--- Records for this exercise ---
#ifndef ZH_MFMA_CL
#define ZH_MFMA_CL 0
#endif
#ifdef ZH_SCAN_GUARD
#define ZH_GUARD(cond, bit) ((cond) ? true : (atomicOr(guard, (bit)), false))
#else
#define ZH_GUARD(cond, bit) true
#endif
#ifdef ZH_SCAN_PROF
__device__ unsigned long long zh_scan_prof_buf[16];
extern "C" __attribute__((visibility("default"))) int zh_debug_scan_prof(uint64_t *out, uint32_t words, int reset) {
    static const unsigned long long zero[16] = {};
    if (reset) return (int)hipMemcpyToSymbol(HIP_SYMBOL(zh_scan_prof_buf), zero, sizeof(zero));
    return (int)hipMemcpyFromSymbol(out, HIP_SYMBOL(zh_scan_prof_buf), (size_t)words * 8);
}
#define SP(...) __VA_ARGS__
#else
#define SP(...)
#endif
#ifndef ZH_MFMA_WAVES
#define ZH_MFMA_WAVES 3
#endif
template <int D, bool F32ROWS>
__global__ __launch_bounds__(256) __attribute__((amdgpu_waves_per_eu(D > 768 ? 2 : ZH_MFMA_WAVES, D > 768 ? 2 : ZH_MFMA_WAVES)))
void scan_mfma_kernel(const u32x4v *__restrict__ Xh, const float *__restrict__ Xf, const float2 *__restrict__ rowMeta,
                                                         const uint4 *__restrict__ Qh, const uint2 *__restrict__ rowLeaf, uint32_t T,
                                                         uint32_t RW, const uint32_t *__restrict__ visitBits,
                                                         const uint4 *__restrict__ nodeVisit, const ZhGroup *__restrict__ groups,
                                                         uint32_t GRP, uint64_t row_begin, uint64_t row_end, uint64_t *__restrict__ iv,
                                                         uint32_t *__restrict__ colStats ,
                                                         uint32_t nq, uint64_t iv_cap, uint32_t *__restrict__ guard) {
    constexpr int NS = D / 32;
    constexpr int NL = D / 64;
    constexpr int CL = ZH_MFMA_CL ? ZH_MFMA_CL : (NL % 4 == 0 ? 2 : 3);
    constexpr int NCH = NL / CL;
    static_assert(D % 128 == 0 && NL % CL == 0 && NCH % 2 == 0, "four accumulators; the chunk registers alternate with a static parity");
    __shared__ uint64_t pair_list[4][ZH_APX_CAP > CL * 256 ? ZH_APX_CAP : CL * 256];
    __shared__ uint64_t tile_list[4][ZH_APX_CAP];
    __shared__ uint32_t col_query[4][ZH_APX_CAP];
    __shared__ uint32_t tile_start[4][36];
    __shared__ f32x4v acc_lds[4][64];
    __shared__ float2 row_meta[4][16];
    const uint32_t lane = threadIdx.x & 63, c16 = lane & 15, h = lane >> 4;
    const uint32_t wid = (uint32_t)__builtin_amdgcn_readfirstlane((int)(threadIdx.x >> 6));
    const uint64_t wave = (uint64_t)blockIdx.x * (blockDim.x >> 6) + wid;
    const uint64_t r0 = row_begin + wave * RW;
    if (r0 >= row_end) return;
    SP(const uint64_t sp0 = clock64();)
    const uint32_t nr = (uint32_t)(row_end - r0 < RW ? row_end - r0 : RW);
    const uint32_t n_ent = nr * T;
    const uint2 *__restrict__ ent = rowLeaf + (size_t)r0 * T;
    uint32_t eGb[ZH_SCAN_NE], eWithin[ZH_SCAN_NE], eC[ZH_SCAN_NE], off[ZH_SCAN_NE], eB0[ZH_SCAN_NE];
    uint64_t eK0[ZH_SCAN_NE];
    const uint32_t P = scan_phase1(lane, n_ent, ent, visitBits, nodeVisit, eGb, eWithin, eC, off, eB0, eK0);
    if (P == 0) return;
    SP(const uint64_t sp1 = clock64();)
    uint64_t *list = pair_list[wid];
    const bool listed = P <= ZH_APX_CAP;
    auto pack = [](uint32_t rl, uint32_t b, uint64_t slot) { return slot | ((uint64_t)b << 36) | ((uint64_t)rl << 60); };
#pragma unroll
    for (int j = 0; j < ZH_SCAN_NE; j++) {
        const uint32_t e = lane + 64u * j, c = eC[j];
        if (c && listed && ZH_GUARD(off[j] + c <= (uint32_t)ZH_APX_CAP && e / T < 16u, 32u)) {
            const uint32_t rl = e / T, gb = eGb[j];
            list[off[j]] = pack(rl, eB0[j], eK0[j] + eWithin[j]);
            for (uint32_t sidx = 1; sidx < c; sidx++) {
                const ZhGroup *gp = groups + gb + sidx / GRP;
                list[off[j] + sidx] = pack(rl, gp->b[sidx % GRP], gp->key_off[sidx % GRP] + eWithin[j]);
            }
        }
    }
    SP(__builtin_amdgcn_s_waitcnt(0); const uint64_t sp2 = clock64();)
    f16x8 A[NS];
    if constexpr (!F32ROWS) {
        const u32x4v *tp = Xh + (size_t)(r0 >> 4) * (NS * 64) + lane;
#pragma unroll
        for (int st = 0; st < NS; st++) A[st] = __builtin_bit_cast(f16x8, __builtin_nontemporal_load(tp + 64 * st));
        if (lane < 16) row_meta[wid][lane] = rowMeta[r0 + (lane < nr ? lane : 0u)];
        __builtin_amdgcn_fence(__ATOMIC_RELEASE, "wavefront");
        __builtin_amdgcn_wave_barrier();
    } else {
        if (lane < 16) row_meta[wid][lane] = rowMeta[r0 + (lane < nr ? lane : 0u)];
        __builtin_amdgcn_fence(__ATOMIC_RELEASE, "wavefront");
        __builtin_amdgcn_wave_barrier();
        const float inv_c = row_meta[wid][c16].y;
        const bool usable_c = inv_c - inv_c == 0.f;
        const float sigma_c = usable_c ? 1.0f / inv_c : 0.f;
        f32x4v *xt = reinterpret_cast<f32x4v *>(tile_list[wid]);
        const f32x4v *X4 = reinterpret_cast<const f32x4v *>(Xf);
        const uint32_t g4 = lane >> 4, p16 = lane & 15;
        auto cvt8 = [&](const f32x4v lo, const f32x4v hi) {
            f16x8 o;
#pragma unroll
            for (int t = 0; t < 4; t++) {
                o[t] = usable_c ? f16_no_subnormal(lo[t] * sigma_c) : (_Float16)0.f;
                o[4 + t] = usable_c ? f16_no_subnormal(hi[t] * sigma_c) : (_Float16)0.f;
            }
            return o;
        };
        f32x4v Rr[4];
        auto issue_rows = [&](int kb) {
#pragma unroll
            for (int i = 0; i < 4; i++) {
                const uint32_t rr = 4u * i + g4;
                Rr[i] = __builtin_nontemporal_load(X4 + (size_t)(r0 + (rr < nr ? rr : nr - 1)) * (D / 4) + kb * 16 + p16);
            }
        };
        issue_rows(0);
#pragma unroll
        for (int kb = 0; kb < D / 64; kb++) {
#pragma unroll
            for (int i = 0; i < 4; i++) {
                const uint32_t rr = 4u * i + g4;
                xt[rr * 16 + (p16 ^ rr)] = Rr[i];
            }
            __builtin_amdgcn_fence(__ATOMIC_RELEASE, "wavefront");
            __builtin_amdgcn_wave_barrier();
            if (kb + 1 < D / 64) issue_rows(kb + 1);
#pragma unroll
            for (int s2 = 0; s2 < 2; s2++) {
                const f32x4v lo = xt[c16 * 16 + ((8u * s2 + h) ^ c16)], hi = xt[c16 * 16 + ((8u * s2 + 4u + h) ^ c16)];
                A[2 * kb + s2] = cvt8(lo, hi);
            }
            __builtin_amdgcn_fence(__ATOMIC_RELEASE, "wavefront");
            __builtin_amdgcn_wave_barrier();
        }
    }
    const float2 *rmeta = row_meta[wid];
    u32x4v *stg = reinterpret_cast<u32x4v *>(pair_list[wid]);
    const u32x4v *__restrict__ Qv = reinterpret_cast<const u32x4v *>(Qh);
    const uint32_t g8 = lane >> 3, pc = lane & 7;
    const uint32_t swA = (g8 >> 1) & 7u, swB = (4u + (g8 >> 1)) & 7u;
    const uint32_t rd0 = (c16 >> 3) * 64u + (c16 & 7u) * 8u + ((h ^ (c16 >> 1)) & 7u);
    const uint32_t rd1 = (c16 >> 3) * 64u + (c16 & 7u) * 8u + (((4u + h) ^ (c16 >> 1)) & 7u);
    auto issue = [&](uint32_t bA, uint32_t bB, int chunk, u32x4v *dst) {
        if (!ZH_GUARD(bA < nq && bB < nq, 1u)) { bA = 0; bB = 0; }
        const u32x4v *qa = Qv + (size_t)bA * (D / 8) + (size_t)(chunk * CL * 8) + (pc ^ swA);
        const u32x4v *qb = Qv + (size_t)bB * (D / 8) + (size_t)(chunk * CL * 8) + (pc ^ swB);
#pragma unroll
        for (int i = 0; i < CL; i++) { dst[2 * i] = qa[8 * i]; dst[2 * i + 1] = qb[8 * i]; }
    };
    auto to_lds = [&](const u32x4v *src) {
#pragma unroll
        for (int i = 0; i < 2 * CL; i++) stg[64 * i + lane] = src[i];
    };
    auto mfma_chunk = [&](int chunk, f32x4v *acc) {
#pragma unroll
        for (int i = 0; i < 2 * CL; i++) {
            const u32x4v v = stg[128 * (i / 2) + ((i & 1) ? rd1 : rd0)];
            const int st = chunk * 2 * CL + i;
            acc[st & 3] = __builtin_amdgcn_mfma_f32_16x16x32_f16(A[st], __builtin_bit_cast(f16x8, v), acc[st & 3], 0, 0, 0);
        }
    };
    auto emit = [&](const f32x4v *acc, uint32_t rl, uint64_t slot, bool valid) {
        const f32x4v t = (acc[0] + acc[1]) + (acc[2] + acc[3]);
        if (valid && (rl >> 2) == h) {
            const uint32_t i = rl & 3u;
            const float sv = i == 0 ? t[0] : (i == 1 ? t[1] : (i == 2 ? t[2] : t[3]));
            const float2 rm = rmeta[rl];
            if (ZH_GUARD(slot < iv_cap, 2u))
                __builtin_nontemporal_store(((uint64_t)__float_as_uint(rm.x) << 32) | __float_as_uint(sv * rm.y), iv + slot);
        }
    };
    if (listed) {
        uint32_t *tab = reinterpret_cast<uint32_t *>(tile_list[wid]);
        uint32_t *colq = col_query[wid], *tstart = tile_start[wid];
#pragma unroll
        for (int i = 0; i < 4; i++) reinterpret_cast<uint4 *>(tab)[lane + 64 * i] = make_uint4(0u, 0u, 0u, 0u);
        if (lane < 36) tstart[lane] = 0u;
        __builtin_amdgcn_fence(__ATOMIC_RELEASE, "wavefront");
        __builtin_amdgcn_wave_barrier();
        auto hash_of = [](uint32_t b) { return (b * 2654435761u) >> 22; };
        uint32_t nd = 0;
        for (uint32_t p0 = 0; p0 < P; p0 += 64) {
            const uint32_t pi = p0 + lane;
            const bool valid = pi < P;
            const uint32_t b = valid ? (uint32_t)(list[pi] >> 36) & 0xFFFFFFu : 0u, key = b + 1u;
            uint32_t hs = hash_of(b);
            bool leader = false, open = valid;
            while (__ballot(open)) {
                if (open) {
                    const uint32_t old = atomicCAS(&tab[hs], 0u, (key << 9) | 0x1FFu);
                    if (old == 0u) { leader = true; open = false; }
                    else if ((old >> 9) == key) open = false;
                    else hs = (hs + 1u) & 1023u;
                }
            }
            const unsigned long long lm = __ballot(leader);
            if (leader) {
                const uint32_t col = nd + (uint32_t)__builtin_popcountll(lm & ((1ull << lane) - 1ull));
                if (ZH_GUARD(col < (uint32_t)ZH_APX_CAP && hs < 1024u, 64u)) {
                    tab[hs] = (key << 9) | col;
                    colq[col] = b;
                }
            }
            nd += (uint32_t)__builtin_popcountll(lm);
        }
        __builtin_amdgcn_fence(__ATOMIC_RELEASE, "wavefront");
        __builtin_amdgcn_wave_barrier();
        for (uint32_t p0 = 0; p0 < P; p0 += 64) {
            const uint32_t pi = p0 + lane;
            if (pi < P) {
                const uint64_t rec = list[pi];
                const uint32_t b = (uint32_t)(rec >> 36) & 0xFFFFFFu, key = b + 1u;
                uint32_t hs = hash_of(b), w = tab[hs];
                for (uint32_t tries = 0; (w >> 9) != key && ZH_GUARD(tries < 1024u, 16u); tries++) { (void)tries; hs = (hs + 1u) & 1023u; w = tab[hs]; }
                const uint32_t col = w & 0x1FFu;
                if (!ZH_GUARD((w >> 9) == key && col < nd, 128u)) continue;
                const uint32_t pos = atomicAdd(&tstart[1 + (col >> 4)], 1u);
                list[pi] = (rec & ~(0xFFFFFFull << 36)) | ((uint64_t)(col | (pos << 9)) << 36);
            }
        }
        __builtin_amdgcn_fence(__ATOMIC_RELEASE, "wavefront");
        __builtin_amdgcn_wave_barrier();
        {
            uint32_t v = lane < 33 ? tstart[lane] : 0u;
#pragma unroll
            for (int o = 1; o < 64; o <<= 1) {
                const uint32_t u = __shfl_up(v, o);
                if (lane >= (uint32_t)o) v += u;
            }
            __builtin_amdgcn_wave_barrier();
            if (lane < 33) tstart[lane] = v;
        }
        __builtin_amdgcn_fence(__ATOMIC_RELEASE, "wavefront");
        __builtin_amdgcn_wave_barrier();
        uint64_t *tl = tile_list[wid];
        {
            uint64_t recs[ZH_APX_CAP / 64];
#pragma unroll
            for (int i = 0; i < ZH_APX_CAP / 64; i++) recs[i] = (uint32_t)(64 * i) + lane < P ? list[64 * i + lane] : ~0ull;
            __builtin_amdgcn_wave_barrier();
#pragma unroll
            for (int i = 0; i < ZH_APX_CAP / 64; i++)
                if ((uint32_t)(64 * i) + lane < P) {
                    const uint32_t cp = (uint32_t)(recs[i] >> 36) & 0xFFFFFFu, col = cp & 0x1FFu, pos = (cp >> 9) & 0x1FFu;
                    if (ZH_GUARD(tstart[col >> 4] + pos < (uint32_t)ZH_APX_CAP && col < nd, 4u | (col < nd ? 0u : 8u))) tl[tstart[col >> 4] + pos] = recs[i];
                }
        }
        __builtin_amdgcn_fence(__ATOMIC_RELEASE, "wavefront");
        __builtin_amdgcn_wave_barrier();
        const uint32_t nt = (nd + 15) / 16;
        SP(const uint64_t sp3 = clock64();)
        if (colStats && lane == 0 && (wave & 63u) == 0u) { atomicAdd(&colStats[0], nd); atomicAdd(&colStats[1], P); }
        auto col_b = [&](uint32_t t, uint32_t col) { const uint32_t ci = 16 * t + col; return colq[ci < nd ? ci : nd - 1]; };
        uint32_t bA = col_b(0, g8), bB = col_b(0, 8 + g8);
        u32x4v ra[2 * CL], rb[2 * CL];
        issue(bA, bB, 0, ra);
        SP(__builtin_amdgcn_s_waitcnt(0); const uint64_t sp4 = clock64();)
        f32x4v *al = acc_lds[wid];
        for (uint32_t t = 0; t < nt; t++) {
            f32x4v acc[4] = {{0.f, 0.f, 0.f, 0.f}, {0.f, 0.f, 0.f, 0.f}, {0.f, 0.f, 0.f, 0.f}, {0.f, 0.f, 0.f, 0.f}};
#pragma unroll
            for (int c = 0; c < NCH; c += 2) {
                issue(bA, bB, c + 1, rb);
                to_lds(ra);
                mfma_chunk(c, acc);
                if (c + 2 < NCH) issue(bA, bB, c + 2, ra);
                else {
                    bA = col_b(t + 1, g8); bB = col_b(t + 1, 8 + g8);
                    issue(bA, bB, 0, ra);
                }
                to_lds(rb);
                mfma_chunk(c + 1, acc);
            }
            al[c16 * 4 + h] = (acc[0] + acc[1]) + (acc[2] + acc[3]);
            __builtin_amdgcn_fence(__ATOMIC_RELEASE, "wavefront");
            __builtin_amdgcn_wave_barrier();
            const uint32_t pe = tstart[t + 1];
            for (uint32_t pi = tstart[t] + lane; pi < pe; pi += 64) {
                const uint64_t rec = tl[pi];
                const uint32_t rl = (uint32_t)(rec >> 60), col = (uint32_t)(rec >> 36) & 15u;
                const float sv = reinterpret_cast<const float *>(al)[col * 16 + rl];
                const float2 rm = rmeta[rl];
                if (ZH_GUARD((rec & 0xFFFFFFFFFull) < iv_cap, 2u))
                    __builtin_nontemporal_store(((uint64_t)__float_as_uint(rm.x) << 32) | __float_as_uint(sv * rm.y), iv + (rec & 0xFFFFFFFFFull));
            }
            __builtin_amdgcn_wave_barrier();
        }
        SP(if ((wave & 15u) == 0u && lane == 0) {
            __builtin_amdgcn_s_waitcnt(0);
            const uint64_t sp5 = clock64();
            atomicAdd(&zh_scan_prof_buf[0], 1ull); atomicAdd(&zh_scan_prof_buf[1], sp1 - sp0); atomicAdd(&zh_scan_prof_buf[2], sp2 - sp1);
            atomicAdd(&zh_scan_prof_buf[3], sp3 - sp2); atomicAdd(&zh_scan_prof_buf[4], sp4 - sp3); atomicAdd(&zh_scan_prof_buf[5], sp5 - sp4);
            atomicAdd(&zh_scan_prof_buf[6], (unsigned long long)nt); atomicAdd(&zh_scan_prof_buf[7], (unsigned long long)P);
            atomicAdd(&zh_scan_prof_buf[8], (unsigned long long)nd); atomicAdd(&zh_scan_prof_buf[9], sp5 - sp0);
        })
    } else {
#pragma unroll
        for (int j = 0; j < ZH_SCAN_NE; j++) {
            unsigned long long m = __ballot(eC[j] != 0);
            while (m) {
                const int ll = __builtin_ctzll(m);
                m &= m - 1;
                const uint32_t c = (uint32_t)__builtin_amdgcn_readlane((int)eC[j], ll);
                const uint32_t gb = (uint32_t)__builtin_amdgcn_readlane((int)eGb[j], ll);
                const uint32_t w = (uint32_t)__builtin_amdgcn_readlane((int)eWithin[j], ll);
                const uint32_t rl = ((uint32_t)ll + 64u * j) / T;
                for (uint32_t s0 = 0; s0 < c; s0 += 16) {
                    auto visit_b = [&](uint32_t col) { const uint32_t si = s0 + col < c ? s0 + col : c - 1; return groups[gb + si / GRP].b[si % GRP]; };
                    const uint32_t bA = visit_b(g8), bB = visit_b(8 + g8);
                    const uint32_t sidx = s0 + c16 < c ? s0 + c16 : c - 1;
                    const ZhGroup *gp = groups + gb + sidx / GRP;
                    f32x4v acc[4] = {{0.f, 0.f, 0.f, 0.f}, {0.f, 0.f, 0.f, 0.f}, {0.f, 0.f, 0.f, 0.f}, {0.f, 0.f, 0.f, 0.f}};
                    u32x4v rq[2 * CL];
#pragma unroll
                    for (int cc = 0; cc < NCH; cc++) {
                        issue(bA, bB, cc, rq);
                        to_lds(rq);
                        mfma_chunk(cc, acc);
                        __builtin_amdgcn_sched_barrier(0);
                    }
                    emit(acc, rl, gp->key_off[sidx % GRP] + w, s0 + c16 < c);
                }
            }
        }
    }
}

--- Exercise objective ---
Look through the records above and please copy every line in which the string "bool" occurs.

--- Response ---
template <int D, bool F32ROWS>
    const bool listed = P <= ZH_APX_CAP;
        const bool usable_c = inv_c - inv_c == 0.f;
    auto emit = [&](const f32x4v *acc, uint32_t rl, uint64_t slot, bool valid) {
            const bool valid = pi < P;
            bool leader = false, open = valid;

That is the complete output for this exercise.